Memory Hoarding

I am constantly discovering how different habits or aspect of my personality are related to my OCD.  It is both fascinating and unnerving.

For example, as a little girl I used to keep a journal.  When I would write in it I felt a lot of pressure to make sure I recorded every minute detail (after seeing the film I once wrote out the ENTIRE plot to The Princess Diaries…).  I couldn’t really pin down the source of the anxiety but I knew that I wasn’t writing in such excruciating detail because I wanted to, but more because I felt anxiety if I didn’t.

princess diaries

I recently learned about Memory Hoarding, a sub-type of OCD where the sufferer over-attends to memories.  They view memories almost like objects that need to be gathered or collected.  One might spend time replaying a memory, over and over, in order to ensure that it is able to be recalled accurately, and the thought of not being able to revisit that memory at a later time causes a lot of anxiety.  Or one may focus too much on “appreciating the moment” which in and of itself causes someone to not fully appreciate that moment.

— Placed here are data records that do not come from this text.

# megapose6d/megapose6d

Hardware: NVIDIA H100
Metric: pose hypotheses/sec through render+coarse+5x refine (higher is better)
Workload: dtype f16

## Files before the change

megapose6d_b200/csrc/conv_wgmma.cu:

```cuda
#include <cuda.h>
#include <vector>
#include "mpx_common.cuh"

namespace mpx {

#ifdef MPX_ACT_BF16
#define kTmaActType CU_TENSOR_MAP_DATA_TYPE_BFLOAT16
#define MPX_WGMMA_AB "bf16.bf16"
#else
#define kTmaActType CU_TENSOR_MAP_DATA_TYPE_FLOAT16
#define MPX_WGMMA_AB "f16.f16"
#endif

__device__ __forceinline__ void mbar_init(uint64_t* bar, uint32_t count) {
  asm volatile("mbarrier.init.shared::cta.b64 [%0], %1;" ::"r"(smem_u32(bar)), "r"(count));
}
__device__ __forceinline__ void mbar_expect_tx(uint64_t* bar, uint32_t bytes) {
  asm volatile("mbarrier.arrive.expect_tx.shared::cta.b64 _, [%0], %1;" ::"r"(smem_u32(bar)), "r"(bytes) : "memory");
}
__device__ __forceinline__ void mbar_arrive(uint64_t* bar) {
  asm volatile("mbarrier.arrive.shared::cta.b64 _, [%0];" ::"r"(smem_u32(bar)) : "memory");
}
__device__ __forceinline__ bool mbar_try_wait(uint64_t* bar, uint32_t parity) {
  uint32_t ok;
// ... 34 lines not shown
__device__ __forceinline__ void wgmma_commit() { asm volatile("wgmma.commit_group.sync.aligned;" ::: "memory"); }
template <int N>
__device__ __forceinline__ void wgmma_wait() {
  asm volatile("wgmma.wait_group.sync.aligned %0;" ::"n"(N) : "memory");
}

__device__ __forceinline__ void wgmma_m64n64k16(float (&d)[32], uint64_t desc_a, uint64_t desc_b, uint32_t accumulate) {
  asm volatile(
      "{\n\t.reg .pred p;\n\tsetp.ne.b32 p, %34, 0;\n\t"
      "wgmma.mma_async.sync.aligned.m64n64k16.f32." MPX_WGMMA_AB " "
      "{%0, %1, %2, %3, %4, %5, %6, %7, %8, %9, %10, %11, %12, %13, %14, %15, %16, %17, %18, %19, %20, %21, %22, %23, %24, %25, %26, %27, %28, %29, %30, %31}, %32, %33, p, 1, 1, 0, 0;\n\t}"
      : "+f"(d[0]), "+f"(d[1]), "+f"(d[2]), "+f"(d[3]), "+f"(d[4]), "+f"(d[5]), "+f"(d[6]), "+f"(d[7]), "+f"(d[8]), "+f"(d[9]), "+f"(d[10]), "+f"(d[11]), "+f"(d[12]), "+f"(d[13]), "+f"(d[14]), "+f"(d[15]), "+f"(d[16]), "+f"(d[17]), "+f"(d[18]), "+f"(d[19]), "+f"(d[20]), "+f"(d[21]), "+f"(d[22]), "+f"(d[23]), "+f"(d[24]), "+f"(d[25]), "+f"(d[26]), "+f"(d[27]), "+f"(d[28]), "+f"(d[29]), "+f"(d[30]), "+f"(d[31])
      : "l"(desc_a), "l"(desc_b), "r"(accumulate)
      : "memory");
}
__device__ __forceinline__ void wgmma_m64n128k16(float (&d)[64], uint64_t desc_a, uint64_t desc_b, uint32_t accumulate) {
  asm volatile(
      "{\n\t.reg .pred p;\n\tsetp.ne.b32 p, %66, 0;\n\t"
      "wgmma.mma_async.sync.aligned.m64n128k16.f32." MPX_WGMMA_AB " "
      "{%0, %1, %2, %3, %4, %5, %6, %7, %8, %9, %10, %11, %12, %13, %14, %15, %16, %17, %18, %19, %20, %21, %22, %23, %24, %25, %26, %27, %28, %29, %30, %31, %32, %33, %34, %35, %36, %37, %38, %39, %40, %41, %42, %43, %44, %45, %46, %47, %48, %49, %50, %51, %52, %53, %54, %55, %56, %57, %58, %59, %60, %61, %62, %63}, %64, %65, p, 1, 1, 0, 0;\n\t}"
      : "+f"(d[0]), "+f"(d[1]), "+f"(d[2]), "+f"(d[3]), "+f"(d[4]), "+f"(d[5]), "+f"(d[6]), "+f"(d[7]), "+f"(d[8]), "+f"(d[9]), "+f"(d[10]), "+f"(d[11]), "+f"(d[12]), "+f"(d[13]), "+f"(d[14]), "+f"(d[15]), "+f"(d[16]), "+f"(d[17]), "+f"(d[18]), "+f"(d[19]), "+f"(d[20]), "+f"(d[21]), "+f"(d[22]), "+f"(d[23]), "+f"(d[24]), "+f"(d[25]), "+f"(d[26]), "+f"(d[27]), "+f"(d[28]), "+f"(d[29]), "+f"(d[30]), "+f"(d[31]), "+f"(d[32]), "+f"(d[33]), "+f"(d[34]), "+f"(d[35]), "+f"(d[36]), "+f"(d[37]), "+f"(d[38]), "+f"(d[39]), "+f"(d[40]), "+f"(d[41]), "+f"(d[42]), "+f"(d[43]), "+f"(d[44]), "+f"(d[45]), "+f"(d[46]), "+f"(d[47]), "+f"(d[48]), "+f"(d[49]), "+f"(d[50]), "+f"(d[51]), "+f"(d[52]), "+f"(d[53]), "+f"(d[54]), "+f"(d[55]), "+f"(d[56]), "+f"(d[57]), "+f"(d[58]), "+f"(d[59]), "+f"(d[60]), "+f"(d[61]), "+f"(d[62]), "+f"(d[63])
      : "l"(desc_a), "l"(desc_b), "r"(accumulate)
      : "memory");
}
__device__ __forceinline__ void wgmma_m64n256k16(float (&d)[128], uint64_t desc_a, uint64_t desc_b, uint32_t accumulate) {
  asm volatile(
      "{\n\t.reg .pred p;\n\tsetp.ne.b32 p, %130, 0;\n\t"
      "wgmma.mma_async.sync.aligned.m64n256k16.f32." MPX_WGMMA_AB " "
      "{%0, %1, %2, %3, %4, %5, %6, %7, %8, %9, %10, %11, %12, %13, %14, %15, %16, %17, %18, %19, %20, %21, %22, %23, %24, %25, %26, %27, %28, %29, %30, %31, %32, %33, %34, %35, %36, %37, %38, %39, %40, %41, %42, %43, %44, %45, %46, %47, %48, %49, %50, %51, %52, %53, %54, %55, %56, %57, %58, %59, %60, %61, %62, %63, %64, %65, %66, %67, %68, %69, %70, %71, %72, %73, %74, %75, %76, %77, %78, %79, %80, %81, %82, %83, %84, %85, %86, %87, %88, %89, %90, %91, %92, %93, %94, %95, %96, %97, %98, %99, %100, %101, %102, %103, %104, %105, %106, %107, %108, %109, %110, %111, %112, %113, %114, %115, %116, %117, %118, %119, %120, %121, %122, %123, %124, %125, %126, %127}, %128, %129, p, 1, 1, 0, 0;\n\t}"
      : "+f"(d[0]), "+f"(d[1]), "+f"(d[2]), "+f"(d[3]), "+f"(d[4]), "+f"(d[5]), "+f"(d[6]), "+f"(d[7]), "+f"(d[8]), "+f"(d[9]), "+f"(d[10]), "+f"(d[11]), "+f"(d[12]), "+f"(d[13]), "+f"(d[14]), "+f"(d[15]), "+f"(d[16]), "+f"(d[17]), "+f"(d[18]), "+f"(d[19]), "+f"(d[20]), "+f"(d[21]), "+f"(d[22]), "+f"(d[23]), "+f"(d[24]), "+f"(d[25]), "+f"(d[26]), "+f"(d[27]), "+f"(d[28]), "+f"(d[29]), "+f"(d[30]), "+f"(d[31]), "+f"(d[32]), "+f"(d[33]), "+f"(d[34]), "+f"(d[35]), "+f"(d[36]), "+f"(d[37]), "+f"(d[38]), "+f"(d[39]), "+f"(d[40]), "+f"(d[41]), "+f"(d[42]), "+f"(d[43]), "+f"(d[44]), "+f"(d[45]), "+f"(d[46]), "+f"(d[47]), "+f"(d[48]), "+f"(d[49]), "+f"(d[50]), "+f"(d[51]), "+f"(d[52]), "+f"(d[53]), "+f"(d[54]), "+f"(d[55]), "+f"(d[56]), "+f"(d[57]), "+f"(d[58]), "+f"(d[59]), "+f"(d[60]), "+f"(d[61]), "+f"(d[62]), "+f"(d[63]), "+f"(d[64]), "+f"(d[65]), "+f"(d[66]), "+f"(d[67]), "+f"(d[68]), "+f"(d[69]), "+f"(d[70]), "+f"(d[71]), "+f"(d[72]), "+f"(d[73]), "+f"(d[74]), "+f"(d[75]), "+f"(d[76]), "+f"(d[77]), "+f"(d[78]), "+f"(d[79]), "+f"(d[80]), "+f"(d[81]), "+f"(d[82]), "+f"(d[83]), "+f"(d[84]), "+f"(d[85]), "+f"(d[86]), "+f"(d[87]), "+f"(d[88]), "+f"(d[89]), "+f"(d[90]), "+f"(d[91]), "+f"(d[92]), "+f"(d[93]), "+f"(d[94]), "+f"(d[95]), "+f"(d[96]), "+f"(d[97]), "+f"(d[98]), "+f"(d[99]), "+f"(d[100]), "+f"(d[101]), "+f"(d[102]), "+f"(d[103]), "+f"(d[104]), "+f"(d[105]), "+f"(d[106]), "+f"(d[107]), "+f"(d[108]), "+f"(d[109]), "+f"(d[110]), "+f"(d[111]), "+f"(d[112]), "+f"(d[113]), "+f"(d[114]), "+f"(d[115]), "+f"(d[116]), "+f"(d[117]), "+f"(d[118]), "+f"(d[119]), "+f"(d[120]), "+f"(d[121]), "+f"(d[122]), "+f"(d[123]), "+f"(d[124]), "+f"(d[125]), "+f"(d[126]), "+f"(d[127])
      : "l"(desc_a), "l"(desc_b), "r"(accumulate)
      : "memory");
}
template <int BLOCK_N>
__device__ __forceinline__ void wgmma_tile(float (&d)[BLOCK_N / 2], uint64_t da, uint64_t db, uint32_t accumulate) {
  if constexpr (BLOCK_N == 64) wgmma_m64n64k16(d, da, db, accumulate);
  else if constexpr (BLOCK_N == 128) wgmma_m64n128k16(d, da, db, accumulate);
  else wgmma_m64n256k16(d, da, db, accumulate);
}

__device__ __forceinline__ uint64_t make_sw128_desc(uint32_t smem_addr) {
  uint64_t d = 0;
  d |= static_cast<uint64_t>((smem_addr >> 4) & 0x3FFFu);
  d |= static_cast<uint64_t>(1) << 16;
  d |= static_cast<uint64_t>(64) << 32;
  d |= static_cast<uint64_t>(1) << 62;
  return d;
}

__device__ __forceinline__ uint32_t cluster_ctarank() {
  uint32_t r;
  asm volatile("mov.u32 %0, %%cluster_ctarank;" : "=r"(r));
  return r;
}
__device__ __forceinline__ void cluster_sync_all() {
  asm volatile("barrier.cluster.arrive.release.aligned;" ::: "memory");
  asm volatile("barrier.cluster.wait.acquire.aligned;" ::: "memory");
}
__device__ __forceinline__ void consumers_sync() { asm volatile("bar.sync 1, 256;" ::: "memory"); }

__device__ __forceinline__ void red_max_act4(act_t* dst, uint32_t lo, uint32_t hi) {
#ifdef MPX_ACT_BF16
  asm volatile("red.global.max.noftz.v2.bf16x2 [%0], {%1, %2};" ::"l"(dst), "r"(lo), "r"(hi) : "memory");
#else
  asm volatile("red.global.max.noftz.v2.f16x2 [%0], {%1, %2};" ::"l"(dst), "r"(lo), "r"(hi) : "memory");
#endif
}
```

For me it works like this; I will be having a good time or sharing a special day, and feeling particularly happy.  Then I have the intrusive thought that it could all be snatched away from me and this time next year I will be aching for this exact moment, unable to accurately recall it.  The compulsion is to look around and take mental pictures, to pay extra close attention to my emotions and my surroundings, and to truly appreciate and savor everything – or else something terrible will happen. For most people taking time to savor the moment is a good thing, a healthy thing. But for someone with OCD this over attention to detail is fueled by anxiety and can have the opposite effect, pulling them out of the moment completely.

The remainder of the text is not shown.